• Work to complete
Could you set down exactly the lines of the data below, starting at the one that holds "MD_PICK(MD_LB, w0, w0 + 2);" and ending at the one that holds "#undef MD_LH", both included, and only those?

Data: Begin

MD_HD void md_observe_ctx(const MdLane* lanes, const MdRoad* roads, const MdState* s, int n, MdObsCtx* k) {
    const MdShape* sh = &s->shape[n];
    const MdNav* nav = &s->nav[n];
    k->valid = md_drives(sh->flags) && nav->lane >= 0;
    k->lane = k->ref0 = k->ref_last = k->next0 = k->fin = k->rl = lanes;
    k->cur_w = k->cur_n = k->positive_road = 0.0f;
    k->cur_block = 0;
    if (!k->valid) return;
    const MdRoad* cur_road = &roads[nav->road0];
    k->cur_block = cur_road->block_kind;
    int has_next = nav->ck1 != nav->ck0;
    const MdRoad* next_road = has_next ? &roads[nav->road1] : cur_road;
    k->lane = &lanes[nav->lane];
    k->ref0 = &lanes[cur_road->first_lane];
    k->ref_last = &lanes[cur_road->first_lane + cur_road->n_lanes - 1];
    k->next0 = &lanes[next_road->first_lane];
    k->fin = &lanes[s->final_lane[n]];
    k->cur_w = k->lane->width;
    k->cur_n = (float)cur_road->n_lanes;
    k->positive_road = 1.0f;
    if (k->lane->road == nav->road0) k->rl = k->lane;
    else {
        k->rl = k->ref0;
        k->positive_road = cur_road->negative ? -1.0f : 1.0f;
    }
}

MD_HD void md_observe_task(int task, const MdObsCtx* k, const MdState* s, const MdConfig* c, int n, float* out5) {
    const MdShape* sh = &s->shape[n];
    const MdDyn* d = &s->dyn[n];
    float x = sh->cx, y = sh->cy;
    out5[0] = out5[1] = out5[2] = out5[3] = out5[4] = 0.0f;
    if (!k->valid) return;
    if (task == 0 || task == 2 || task == 5 || task == 6 || task == 7) {
        const MdLane* L = (task == 0) ? k->ref0 : ((task == 2) ? k->lane : ((task == 5) ? k->fin : k->rl));
        float px = (task == 6) ? d->last_x : x;
        float py = (task == 6) ? d->last_y : y;
        md_lane_local(L, px, py, &out5[0], &out5[1]);
    } else if (task == 3 || task == 4) {
        md_navi_for_checkpoint((task == 3) ? k->ref0 : k->next0, (k->cur_n / 2.0f - 0.5f) * k->cur_w, x, y, sh->c, sh->s,
                               k->cur_n, k->cur_w, c->curve_radius_max, c->curve_angle_max, out5);
    } else if (task == 1) {
        out5[0] = md_heading_diff(k->ref_last, x, y, sh->c, sh->s);
    } else if (task == 8) {
        float cosb = (sh->c * d->last_c + sh->s * d->last_s) / (md_norm(sh->c, sh->s) * md_norm(d->last_c, d->last_s));
        float beta = md_acos(md_clip(cosb, 0.0f, 1.0f));
        out5[0] = md_clip(beta / 0.1f, 0.0f, 1.0f);
        out5[1] = md_step_energy(md_fabs(d->speed) * 3.6f, md_norm(d->last_x - x, d->last_y - y));
    }
}

#define MD_OBS_LANES 16
#if defined(__HIP_DEVICE_COMPILE__)
#define MD_LANE_IN(lane, mask) __extension__({ unsigned long long m_; __asm__ volatile("s_mov_b64 %0, %1" : "=s"(m_) : "i"(mask)); __builtin_amdgcn_inverse_ballot_w64(m_); })
#else
#define MD_LANE_IN(lane, mask) ((((mask) >> (lane)) & 1ull) != 0)
#endif
#define MD_LANE_F(m) ((int)(offsetof(MdLane, m) / sizeof(float)))

// ... 123 lines not shown
    if (MD_LANE_IN(lane, MD_LY)) {
        num3 = ac_hi ? 2.0f * md_asin_small(n3) : MD_HALF_PI_F - md_asin_small(cosb);
        den3 = 0.1f;
    }
    if (MD_LANE_IN(lane, MD_LE)) {
        float t = 3.25f * md_exp(0.01f * (md_fabs(speed) * 3.6f));
        num3 = t * q1;
        den3 = 100.0f;
    }
    const float q3 = num3 / den3;

    int w0 = task * 5;
    MD_PICK2(MD_LN, out0, (q3 + 1.0f) / 2.0f, w0, w0 + (lane >= 10));
    MD_PICK(MD_LH, out0, (!(ln * n2 != 0.0f)) ? 0.0f : md_clip(q3, -1.0f, 1.0f) / 2.0f + 0.5f);
    MD_PICK(MD_LY, out0, q3);
    MD_PICK2(MD_LE, out0, q3 * 1000.0f, w0, w0 + 1);
    MD_PICK(MD_LB, w0, w0 + 2);
    MD_PICK(MD_LA, w0, w0 + 4);

    MD_PICK(0xFD18ull, out0, md_clip(out0, 0.0f, 1.0f));
    if (MD_LANE_IN(lane, 0xFFFFull)) r45[w0] = out0;
    if (MD_LANE_IN(lane, MD_LF | MD_LB)) r45[w0 + 1] = (lane >= 12) ? md_clip(out1, 0.0f, 1.0f) : out1;
#undef MD_PICK
#undef MD_PICK2
#undef MD_LF
#undef MD_LN
#undef MD_LH
#undef MD_LY
#undef MD_LE
#undef MD_LB
#undef MD_LA
}

MD_HD void md_route_borders(const MdObsCtx* k, const float (*r)[5], float* to_left, float* to_right) {
    *to_left = r[0][1] + k->cur_w / 2.0f;
    *to_right = k->cur_w * k->cur_n - *to_left;
}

Data: End

• Output of the task
    MD_PICK(MD_LB, w0, w0 + 2);
    MD_PICK(MD_LA, w0, w0 + 4);

    MD_PICK(0xFD18ull, out0, md_clip(out0, 0.0f, 1.0f));
    if (MD_LANE_IN(lane, 0xFFFFull)) r45[w0] = out0;
    if (MD_LANE_IN(lane, MD_LF | MD_LB)) r45[w0 + 1] = (lane >= 12) ? md_clip(out1, 0.0f, 1.0f) : out1;
#undef MD_PICK
#undef MD_PICK2
#undef MD_LF
#undef MD_LN
#undef MD_LH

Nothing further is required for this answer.